LEAVING NEVERLAND review. Directed by Dan Reed. Showmax.
MEGAN FURNISS reviews
Last week I relented. I had decided I wasn’t going to watch Leaving Neverland, the two-part documentary that, to my mind, conclusively reveals Michael Jackson as a paedophile. It felt like I would be buying into the hype – more airing of dead and famous laundry in order to squeeze a further few dollars from the story. Also, while I was an appreciator of Michael Jackson, I was never a fan, and it seemed totally obvious to me that he was unstable, mentally and emotionally sick, and a paedophile.
I cashed in my morally superior attitude for a bit of crash and burn curiosity and was totally taken by surprise. In fact, I found Leaving Neverland to be a hauntingly moving and a deeply emotional journey that is still sitting with me a week later.
Director Dan Reed had an enormously challenging task.

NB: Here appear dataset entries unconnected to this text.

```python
def library_path() -> str:
    return os.environ.get("OIP_LIBRARY") or os.path.join(_PKG, "lib", "liboipgpu.so")
# ... 60 lines not shown
    "oip_download_staged": ([_vp, _vp, _vp, _sz], _i),
    "oip_stage_wait": ([_vp, _l], _i),
    "oip_stage_sync": ([_vp], _i),
    "oip_stage_order_after_compute": ([_vp], _i),
    "oip_stage_threads": ([], _i),
    "oip_stage_stats": ([_vp, _dp, _i], _i),
    "oip_mss_split_rrc_u16": ([_vp, _vp, _vp, _sz, _i, _l, _vp], _i),
    "oip_phase_correlate_f32": ([_vp, _vp, _vp, _i, _i, _dp, _dp, _dp], _i),
    "oip_window_u16_to_f32": ([_vp, _vp, _sz, _l, _i, _i, _i, _vp], _i),
    "oip_resize_cubic_f32": ([_vp, _vp, _i, _i, _vp, _i, _i], _i),
    "oip_stt_correlate": ([_vp, _vp, _vp, _i, _l, _l, _l, _i, _i, _i, _i, _dp], _i),
    "oip_stt_correlate_windows": ([_vp, _vp, _vp, _vp, _vp, _i, _i, _i, _dp], _i),
    "oip_interband_correlate_units": ([_vp, _vp, _vp, _vp, _vp, _i, _i, _i, _dp], _i),
    "oip_interband_correlate": ([_vp, _vp, _l, _l, _l, _vp, _sz, _l, _l, _i, _i, _i, _i, _dp], _i),
    "oip_peak_prune_stats": ([_vp, C.POINTER(C.c_longlong), C.POINTER(C.c_longlong)], _i),
    "oip_filter_and_fit": ([_dp, _i, _d, _i, _dp, _dp, _cp, _i], _i),
    "oip_filter_and_fit_mode": ([_dp, _i, _d, _i, _i, _dp, _dp, _cp, _i], _i),
    "oip_polyfit": ([_dp, _dp, _i, _i, _dp], _i),
    "oip_polyfit_reference": ([_dp, _dp, _i, _i, _dp], _i),
    "oip_stt_mean": ([_dp, _i, _d, _d, _dp, _dp, _dp, C.POINTER(_i)], _i),
    "oip_upsample_operator": ([_i, C.POINTER(C.c_float)], _i),
    "oip_remap_shift_bicubic_u16": ([_vp, _vp, _l, _l, _vp, _l, _l, _i, _l, _d, _d, _i, _i], _i),
    "oip_remap_shift_bicubic_u16_f16acc": ([_vp, _vp, _l, _l, _vp, _l, _l, _i, _l, _d, _d, _i, _i], _i),
    "oip_remap_shift_bicubic_u16_window": ([_vp, _vp, _l, _l, _vp, _l, _i, _l, _l, _l, _i, _l, _d, _d, _i, _i, _i], _i),
    "oip_remap_shift_rrc_bicubic_u16_window": ([_vp, _vp, _l, _l, _vp, _vp, _l, _i, _l, _l, _l, _i, _l, _d, _d, _i, _i, _i], _i),
    "oip_remap_shift_src_range": ([_l, _l, _l, _d, _i, _lp, _lp], _i),
    "oip_align_mss_bicubic_u16x4": ([_vp, _vp, _sz, _l, _l, _vp, _l, _l, _i, _l, _dp, _dp, _i, _i, _i, _i, _i, _lp], _i),
    "oip_align_mss_src_range": ([_l, _l, _l, _dp, _i, _i, _i, _i, _i, _i, _lp, _lp], _i),
    "oip_stitch_rows_u16": ([_vp, _vp, _vp, _vp, _i, _l, _i], _i),
    "oip_seam_moments_u16": ([_vp, _vp, _vp, _i, _l, _i, _i, _i, _i, _vp], _i),
# ... 578 lines not shown
        n = len(pan_ptrs)
        out = np.zeros((n, 4, 3))
        if n == 0:
            return out
        pp = (C.c_void_p * n)(*[_ptr(p) for p in pan_ptrs])
        bp = (C.c_void_p * (4 * n))(*[_ptr(p) for u in band_ptrs for p in u])
        qp = (C.c_size_t * n)(*pan_pitch); qb = (C.c_size_t * n)(*band_pitch)
        self._ck(self.lib.oip_interband_correlate_units(self.h, pp, qp, bp, qb, n, rows, cols, out.ctypes.data_as(_dp)))
        return out

    def peak_prune_stats(self):
        s, t = C.c_longlong(0), C.c_longlong(0)
        self._ck(self.lib.oip_peak_prune_stats(self.h, C.byref(s), C.byref(t)))
        return s.value, t.value

    def remap_shift_bicubic_u16(self, src, dst, W, L, dx, dy, section_rows=30000, row_guard=32767,
                                src_row0=0, src_rows=None, out_row0=0, out_rows=None, f16acc=False):
        src_rows = L if src_rows is None else src_rows
        out_rows = L if out_rows is None else out_rows
        fn = self.lib.oip_remap_shift_bicubic_u16_f16acc if f16acc else self.lib.oip_remap_shift_bicubic_u16
        self._ck(fn(self.h, _ptr(src), src_row0, src_rows, _ptr(dst), out_row0, out_rows, W, L, dx, dy,
                    section_rows, row_guard))

    def remap_shift_bicubic_u16_window(self, src, dst, dst_pitch, dst_col0, dst_col_off, W, L, dx, dy, section_rows=30000,
                                       row_guard=32767, src_row0=0, src_rows=None, out_row0=0, out_rows=None, f16acc=False):
        src_rows = L if src_rows is None else src_rows
        out_rows = L if out_rows is None else out_rows
        self._ck(self.lib.oip_remap_shift_bicubic_u16_window(self.h, _ptr(src), src_row0, src_rows, _ptr(dst), dst_pitch, dst_col0,
                                                             dst_col_off, out_row0, out_rows, W, L, dx, dy, section_rows, row_guard,
                                                             1 if f16acc else 0))
# ... 80 lines not shown
```

opticalimageprocessor_amd/csrc/oip_internal.h:

```cpp
#pragma once

#include <hip/hip_runtime.h>

#include <cstdarg>
#include <cstdint>
#include <cstdio>
#include <cstring>
#include <string>
#include <vector>

#include "oip_c.h"

struct oip_prof_entry {
    std::string name;
    double total_ms = 0.0;
    long launches = 0;
};
struct oip_prof_pending {
    int entry;
    hipEvent_t e0, e1;
    bool own_e0;
};

struct oip_fft_state;
// ... 34 lines not shown

    void *d_small = nullptr;
    void *h_small = nullptr;
    size_t small_bytes = 0;

    void *d_work = nullptr;
    size_t work_bytes = 0;

    oip_stage_state *stage = nullptr;
    void *d_stage[2] = {nullptr, nullptr};
    size_t stage_bytes = 0;

    oip_fft_state *fft = nullptr;
    std::vector<OipResizeTab> resize_tabs;
    unsigned long long *d_prune_stats = nullptr;

    bool prof_on = false;
    std::string prof_filter;
    std::vector<oip_prof_entry> prof;
    std::vector<oip_prof_pending> prof_pending;
    hipEvent_t prof_chain = nullptr;
    const char *prof_tag = nullptr;
};

int oip_fail(oip_ctx *ctx, int code, const char *fmt, ...);
int oip_prof_begin(oip_ctx *ctx, const char *name);
void oip_prof_end(oip_ctx *ctx, int pending);
int oip_workspace(oip_ctx *ctx, size_t bytes, void **out);
int oip_small(oip_ctx *ctx, size_t bytes);
void oip_fft_destroy(oip_ctx *ctx);
// ... 66 lines not shown
```

opticalimageprocessor_amd/csrc/phasecorr.hip:

```cpp
#include "oip_corrgeom.h"
#include "oip_fft.h"
#include "oip_fft_dev.h"
#include "oip_internal.h"

#include <cfloat>
#include <cmath>

namespace {

constexpr int kBlock = 256;

__global__ __launch_bounds__(kBlock) void window_u16_to_f32_kernel(const uint16_t *__restrict__ img, size_t pitch,
                                                                   long row0, int col0, int rows, int cols,
                                                                   float *__restrict__ out)
{
    long i = (long)blockIdx.x * kBlock + threadIdx.x;
    const long n = (long)rows * cols;
    const long stride = (long)gridDim.x * kBlock;
    for (; i < n; i += stride) {
        long y = i / cols;
        int x = (int)(i - y * cols);
        out[i] = (float)img[(size_t)(row0 + y) * pitch + col0 + x];
    }
}
// ... 384 lines not shown
}

struct UpRowsJob {
    const float2 *zp;
    const float2 *zn;
    long zn_stride;
    int Pn;
    float2 *out[4];
    const float2 *xtab;
    int nout;
    const float2 *vtab;
    const uint2 *raw16;
    const int *ypos_s;
    int m;
    float *bound;
};

__device__ __forceinline__ float2 cmulj(float2 a, float2 b)
{
    oipfft::oip_v2f t, r;
    asm("v_pk_mul_f32 %0, %1, %2 op_sel_hi:[0,1]" : "=v"(t) : "v"(oipfft::to_v(a)), "v"(oipfft::to_v(b)));
    asm("v_pk_fma_f32 %0, %1, %2, %3 op_sel:[1,1,0] op_sel_hi:[1,0,1] neg_hi:[1,0,0]" : "=v"(r) : "v"(oipfft::to_v(a)), "v"(oipfft::to_v(b)), "v"(t));
    return oipfft::to_f2(r);
}
__device__ __forceinline__ float2 cfma(float2 a, float2 b, float2 acc)
{
    oipfft::oip_v2f t, r;
    asm("v_pk_fma_f32 %0, %1, %2, %3 op_sel_hi:[0,1,1]" : "=v"(t) : "v"(oipfft::to_v(a)), "v"(oipfft::to_v(b)), "v"(oipfft::to_v(acc)));
    asm("v_pk_fma_f32 %0, %1, %2, %3 op_sel:[1,1,0] op_sel_hi:[1,0,1] neg_lo:[1,0,0]" : "=v"(r) : "v"(oipfft::to_v(a)), "v"(oipfft::to_v(b)), "v"(t));
    return oipfft::to_f2(r);
// ... 5 lines not shown
    asm("v_pk_fma_f32 %0, %1, %2, %3 op_sel:[1,1,0] op_sel_hi:[1,0,1] neg_hi:[1,0,0]" : "=v"(r) : "v"(oipfft::to_v(a)), "v"(oipfft::to_v(b)), "v"(t));
    return oipfft::to_f2(r);
}
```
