def fp_forward(fp, unknown, known, unknow_feats_pm, known_feats_pm, head=None, unknown_grid=None, nn=None, table=None, also_table=None):
    assert not any(m.training for m in fp.modules()), "fused path is eval-mode only"
    _chk(unknown)
    _chk(known_feats_pm)
    B, n, _ = unknown.shape
    layers = pack_conv_stack(fp.mlp)
    stream = _lib.stream_ptr()
    C1 = 0 if unknow_feats_pm is None else _chk(unknow_feats_pm).shape[2]
    m_want = 1 if known is None else known.shape[1]
    if tuple(known_feats_pm.shape[:2]) != (B, m_want) or (known is not None and known.shape[0] != B):
        raise RuntimeError(f"feature propagation: known features of {tuple(known_feats_pm.shape[:2])} (batch, points) for {m_want} known points")
    if unknow_feats_pm is not None and tuple(unknow_feats_pm.shape[:2]) != (B, n):
        raise RuntimeError(f"feature propagation: skip features of {tuple(unknow_feats_pm.shape[:2])} (batch, points) for ({B}, {n})")
    if C1 + known_feats_pm.shape[2] != layers[0].K:
        raise RuntimeError(f"feature propagation: {C1} + {known_feats_pm.shape[2]} input channels, but the first layer expects {layers[0].K}")
    out = torch.empty((B, n, layers[-1].Cout), dtype=torch.float32, device=unknown.device)
    if known is None:
        x = known_feats_pm.expand(B, n, known_feats_pm.shape[2])
        x = x if unknow_feats_pm is None else torch.cat([x, unknow_feats_pm], dim=2)
        h = x.reshape(B * n, -1).contiguous()
        for i, L in enumerate(layers):
            h = linear(h, L, out=out.view(B * n, -1) if i == len(layers) - 1 else None)
        return out if head is None else (out, conv_stack_forward(head, out))
    m = known.shape[1]
    C2 = known_feats_pm.shape[2]
    cells = (_T().fp_cells and _T().fp_table and _T().nn_cells and nn is None and unknown_grid is not None and C1 == 0 and n >= 4096 and 256 <= m < _T().three_nn_grid_min_m
             and B > 0 and C2 % 16 == 0 and layers[0].relu and layers[0].Cout % 16 == 0 and current_precision() == "fp32" and _T().use_chain)
    if cells:
        rest_ = layers[1:] + (pack_conv_stack(head) if head is not None else [])
        cells = bool(rest_) and bool(_lib.lib().g4d_mlp_chain_supported(len(rest_), _ints([L.Cout for L in rest_])))
    if cells:
        dist2 = torch.empty((B, n, 3), dtype=torch.float32, device=unknown.device)
        nn_idx = torch.empty((B, n, 3), dtype=torch.int32, device=unknown.device)
        if _T().nn_prune and _lib.lib().g4d_three_nn_pruned_supported(n, m) and B <= 65535 and B * n >= _NN_PRUNE_MIN_QUERIES:
            three_nn_pruned(None, unknown_grid, known, dist2, nn_idx, sorted_out=True)
        else:
            _lib.call("g4d_three_nn_cells_sorted_f32", B, n, m, unknown_grid[0].data_ptr(), known.data_ptr(), dist2.data_ptr(), nn_idx.data_ptr(), stream)
    else:
        dist2, nn_idx = nn if nn is not None else three_nn(unknown, known, unknown_grid=unknown_grid)

    def first(L, pl, o, c0):
        _lib.call("g4d_interp_linear_f32", B, n, m, C2, C1, known_feats_pm.data_ptr(), _ptr(unknow_feats_pm),
                  dist2.data_ptr(), nn_idx.data_ptr(), L.Kpad, L.Cout, L.W.data_ptr(), L.scale.data_ptr(),
                  L.shift.data_ptr(), L.relu, o.data_ptr(), o.shape[-1], c0, stream)

    if (_T().fp_table and C1 == 0 and C2 % 16 == 0 and layers[0].relu and layers[0].Cout % 16 == 0 and current_precision() == "fp32" and _T().use_chain
            and B * m < B * n):
        rest = layers[1:] + (pack_conv_stack(head) if head is not None else [])
        if rest and _lib.lib().g4d_mlp_chain_supported(len(rest), _ints([L.Cout for L in rest])):
            L0 = layers[0]
            if table is None:
                table = linear(known_feats_pm.view(B * m, C2), L0.raw())
            assert table.shape == (B * m, L0.Cout)
            nl = len(layers)
            final = torch.empty((B, n, rest[-1].Cout), dtype=torch.float32, device=unknown.device) if head is not None else out
            tap_layer, tap_t = -1, None
            if head is not None and nl > 1:
                tap_layer, tap_t = nl - 2, out.view(B * n, -1)
            in_tap = out.view(B * n, -1) if (head is not None and nl == 1) else None
            _lib.call(*(("g4d_mlp_chain_table_cells_f32", B * n, n, m, L0.Cout, table.data_ptr(), dist2.data_ptr(), nn_idx.data_ptr(), unknown_grid[0].data_ptr())
                        if cells else ("g4d_mlp_chain_table_f32", B * n, n, m, L0.Cout, table.data_ptr(), dist2.data_ptr(), nn_idx.data_ptr())),
                      L0.scale.data_ptr(), L0.shift.data_ptr(), _ptr(in_tap), 0 if in_tap is None else in_tap.shape[-1], len(rest), *layer_arrays(rest),
                      final.view(B * n, -1).data_ptr(), final.shape[-1], 0, tap_layer, _ptr(tap_t), 0 if tap_t is None else tap_t.shape[-1], stream)
            return (out, final) if head is not None else out
    if (_T().fp_table and C1 > 0 and head is None and len(layers) >= 2 and layers[0].Cout % 16 == 0 and current_precision() == "fp32" and _T().use_chain
            and m < n and chain_fits(layers, 0, 1, 2)):
        La, Lb = _fp_split(fp, layers[0], C2, C1)
        table = linear(known_feats_pm.view(B * m, C2), La)
        rest = [Lb] + layers[1:]
        tapl, tap_t, fin = -1, None, out.view(B * n, -1)
        if also_table is not None and also_table.K == layers[-1].Cout and chain_fits(rest + [also_table], 0, 1, 2):
            rest = rest + [also_table]
            tapl, tap_t = len(rest) - 2, out.view(B * n, -1)
            fin = torch.empty((B * n, also_table.Cout), dtype=torch.float32, device=unknown.device)
        _lib.call("g4d_mlp_chain_interp_init_f32", B * n, n, m, C1, unknow_feats_pm.data_ptr(), table.data_ptr(), table.shape[-1], dist2.data_ptr(),
                  nn_idx.data_ptr(), len(rest), *layer_arrays(rest), fin.data_ptr(), fin.shape[-1], 0, tapl, _ptr(tap_t),
                  0 if tap_t is None else tap_t.shape[-1], stream)
        return (out, fin) if tap_t is not None else out
    if head is not None:
        hl = pack_conv_stack(head)
        allL = layers + hl
        if _T().use_stack and stack_fits(allL, 0, 1, rows=B * n):
            logits = torch.empty((B, n, hl[-1].Cout), dtype=torch.float32, device=unknown.device)
            mlp_stack(2, B * n, C2 + C1, allL, logits.view(B * n, -1), interp=(n, m, C2, C1, known_feats_pm, unknow_feats_pm, dist2, nn_idx),
                      tap=(len(layers) - 1, out.view(B * n, -1)), cells_grid=None if unknown_grid is None else unknown_grid[0])
            return out, logits
    if (_T().fp_gemm_bf16 and current_precision() == "bf16" and len(layers) == 2 and B * n >= _T().fp_gemm_bf16_min_rows and C2 % 8 == 0 and _T().use_stack
            and stack_fits(layers, 0, 1, rows=B * n) and not chain_fits(layers, 0, 1, 2) and all(L.Kpad % 64 == 0 and L.W.shape[0] % 128 == 0 for L in layers)
            and layers[0].W.shape[0] >= layers[1].Kpad >= layers[0].Cout):
        L0, L1 = layers
        rows = B * n
        elems = _lib.lib().g4d_frag_bf16_elems
        x16 = torch.empty(elems(rows, L0.Kpad), dtype=torch.bfloat16, device=unknown.device)
        h16 = torch.empty(elems(rows, L1.Kpad), dtype=torch.bfloat16, device=unknown.device)
        _lib.call("g4d_interp_concat_frag_bf16", B, n, m, C2, C1, known_feats_pm.data_ptr(), _ptr(unknow_feats_pm), dist2.data_ptr(), nn_idx.data_ptr(),
                  L0.Kpad, x16.data_ptr(), stream)
        _lib.call("g4d_gemm_frag_bf16", rows, L0.Kpad, x16.data_ptr(), L0.Wf16.data_ptr(), L0.scale.data_ptr(), L0.shift.data_ptr(), L0.relu, L0.Cout,
                  h16.data_ptr(), L1.Kpad, 0, 0, 0, stream)
        _lib.call("g4d_gemm_frag_bf16", rows, L1.Kpad, h16.data_ptr(), L1.Wf16.data_ptr(), L1.scale.data_ptr(), L1.shift.data_ptr(), L1.relu, L1.Cout,
                  0, 0, out.data_ptr(), out.shape[-1], 0, stream)
    elif _T().use_stack and (stack_fits(layers, 0, 1, rows=B * n) or chain_fits(layers, 0, 1, 2)):
        mlp_stack(2, B * n, C2 + C1, layers, out.view(B * n, -1), interp=(n, m, C2, C1, known_feats_pm, unknow_feats_pm, dist2, nn_idx))
    elif (layers[0].Cout > 64 and _T().fp_wide_table and C1 > 0 and C1 % 4 == 0 and m < n and current_precision() == "fp32"):
        La, Lb = _fp_split(fp, layers[0], C2, C1)
        table = linear(known_feats_pm.view(B * m, C2), La)
        h = out.view(B * n, -1) if len(layers) == 1 else torch.empty((B * n, Lb.Cout), dtype=torch.float32, device=unknown.device)
        _lib.call("g4d_linear_interp_add_f32", B * n, n, m, C1, Lb.Kpad, Lb.Cout, _chk(unknow_feats_pm).data_ptr(), C1, Lb.W.data_ptr(), table.data_ptr(),
                  table.shape[-1], dist2.data_ptr(), nn_idx.data_ptr(), Lb.scale.data_ptr(), Lb.shift.data_ptr(), Lb.relu, h.data_ptr(), h.shape[-1], 0, stream)
        for i, L in enumerate(layers[1:], 1):
            h = linear(h, L, out=out.view(B * n, -1) if i == len(layers) - 1 else None)
    elif layers[0].Cout > 64 and not _T().fp_wide_fused:
        x = torch.empty((B * n, C2 + C1), dtype=torch.float32, device=unknown.device)
        _lib.call("g4d_interp_concat_f32", B, n, m, C2, C1, known_feats_pm.data_ptr(), _ptr(unknow_feats_pm), dist2.data_ptr(),
                  nn_idx.data_ptr(), x.data_ptr(), stream)
        h = x
        for i, L in enumerate(layers):
            h = linear(h, L, out=out.view(B * n, -1) if i == len(layers) - 1 else None)
    else:
        _run_stack(first, layers, B * n, 1, 0, out.view(B * n, -1), 0, unknown.device)
    if head is not None:
        return out, conv_stack_forward(head, out)
    return out
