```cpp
extern "C" int wd_mlp_fused_wide(const void* a_split, int64_t rows, int32_t c, int32_t hidden, const void* w1_frag,
                                 float w1_unscale, const float* b1, const void* w2_frag, float w2_unscale, const float* b2,
                                 float* x, float hid_scale, uint32_t* range_flag, void* workspace, int64_t workspace_bytes,
                                 void* stream) {
  if (workspace && (!wd_aligned16(workspace) || workspace_bytes < 0)) return WD_ERR_BAD_ARG;
  if (!a_split || !w1_frag || !w2_frag || !b1 || !b2 || !x) return WD_ERR_BAD_ARG;
  if ((c != 256 && c != 512) || hidden != 4 * c) return WD_ERR_UNSUPPORTED;
  if (rows <= 0 || rows % 128 || rows / 128 > 0x7fffffffLL) return WD_ERR_UNSUPPORTED;
  if (!wd_aligned16(a_split) || !wd_aligned16(w1_frag) || !wd_aligned16(w2_frag) || !wd_aligned16(b1) || !wd_aligned16(b2) ||
      !wd_aligned16(x))
    return WD_ERR_BAD_ARG;
  if (!(w1_unscale > 0.f) || !(w2_unscale > 0.f) || !(hid_scale > 0.f)) return WD_ERR_BAD_ARG;
  MwArgs q{static_cast<const unsigned char*>(a_split), static_cast<const unsigned char*>(w1_frag),
           static_cast<const unsigned char*>(w2_frag), b1, b2, x, range_flag, (int)rows, w1_unscale, w2_unscale, hid_scale,
           nullptr, nullptr, 0, nullptr, nullptr};
  float* ws = static_cast<float*>(workspace);
  const long long wsf = workspace ? workspace_bytes / 4 : 0;
  hipStream_t st = static_cast<hipStream_t>(stream);
#ifdef WD_DEBUG_ABLATIONS
  if (const char* e = getenv("WD_MLPW_ABL")) {
    if (c != 512) return WD_ERR_UNSUPPORTED;
    switch (atoi(e)) {
      case 1: return launch_mlp_wide<512, 1>(q, st, ws, wsf);
      case 2: return launch_mlp_wide<512, 2>(q, st, ws, wsf);
      case 4: return launch_mlp_wide<512, 4>(q, st, ws, wsf);
      case 6: return launch_mlp_wide<512, 6>(q, st, ws, wsf);
      case 7: return launch_mlp_wide<512, 7>(q, st, ws, wsf);
      case 8: return launch_mlp_wide<512, 8>(q, st, ws, wsf);
      case 14: return launch_mlp_wide<512, 14>(q, st, ws, wsf);
      case 15: return launch_mlp_wide<512, 15>(q, st, ws, wsf);
      default: break;
    }
  }
#endif
  return c == 512 ? launch_mlp_wide<512>(q, st, ws, wsf) : launch_mlp_wide<256>(q, st, ws, wsf);
}

extern "C" int wd_mlp_fused_wide_ln(const void* d_split, int64_t rows, int32_t c, int32_t hidden, const void* w1g_frag,
                                    float w1_unscale, const float* v, const float* u, const float* ln_stats, const void* w2_frag,
                                    float w2_unscale, const float* b2, float* x, float hid_scale, uint32_t* range_flag,
                                    void* workspace, int64_t workspace_bytes, void* stream) {
  if (workspace && (!wd_aligned16(workspace) || workspace_bytes < 0)) return WD_ERR_BAD_ARG;
  if (!d_split || !w1g_frag || !w2_frag || !v || !u || !ln_stats || !b2 || !x) return WD_ERR_BAD_ARG;
  if (c != 256 || hidden != 4 * c) return WD_ERR_UNSUPPORTED;
  if (rows <= 0 || rows % 128 || rows / 128 > 0x7fffffffLL) return WD_ERR_UNSUPPORTED;
  if (!wd_aligned16(d_split) || !wd_aligned16(w1g_frag) || !wd_aligned16(w2_frag) || !wd_aligned16(v) || !wd_aligned16(u) ||
      !wd_aligned16(b2) || !wd_aligned16(x) || (reinterpret_cast<uintptr_t>(ln_stats) & 7u))
    return WD_ERR_BAD_ARG;
  if (!(w1_unscale > 0.f) || !(w2_unscale > 0.f) || !(hid_scale > 0.f)) return WD_ERR_BAD_ARG;
  MwArgs q{static_cast<const unsigned char*>(d_split), static_cast<const unsigned char*>(w1g_frag),
           static_cast<const unsigned char*>(w2_frag), v, b2, x, range_flag, (int)rows, w1_unscale, w2_unscale, hid_scale,
           nullptr, nullptr, 0, ln_stats, u};
  return launch_mlp_wide<256, 0, true>(q, static_cast<hipStream_t>(stream), static_cast<float*>(workspace), workspace ? workspace_bytes / 4 : 0);
}
```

He had to choose both how and what to show in this long, two-part revealing of Michael Jackson as a repeat sexual abuser. He had to do it in a way that made the stories we hook into believable and human. I think that he did this in a decidedly un-American way, devoid of an eye-for-an-eye revenge narrative, focussed on the hearts of the boys Michael Jackson broke.
Jimmy Safechuck and Wade Robson are the protagonists here. Their stories are told from an adult perspective, looking back at what happened to them. And these stories are hauntingly similar, making them all the more credible, and heart breaking.
The media hype about Leaving Neverland sold it as being controversial, calling the accusations ‘alleged’ and making it seem like it was going to be presenting proof. Instead it is a heartfelt post mortem of fragile lives wrecked as Jimmy, Wade and their families take steps to acknowledge and then unpack what happened to them.
Threads are pulled together and then Michael Jackson weaves the threads into his web, carefully choosing and then grooming the boys and their families in a slow but masterful manipulation that leaves them confused and unsettled enough to make terrible choices. It is shattering to watch.
Pushed likes dominoes
Yes, it is idiotic to imagine a mother allowing her seven-year-old child to sleep in the same bed as a grown man, but for me it is clear that Jackson’s actions were incisive and deliberate and these unstable family members, already tilted, were pushed like dominoes for all sorts of reasons.
Ultimately, the part that got me, and had me in tears, was how in love with Michael Jackson these two boys were. Young children with inappropriate romantic love for the man that abused them. More than the pain and brokenness of their child bodies is the devastation of their hearts as they outgrew their abusers’ needs and he abandoned and rejected them.
Leaving Neverland is aching, complicated documentary making, and I found it compelling and so, so sad.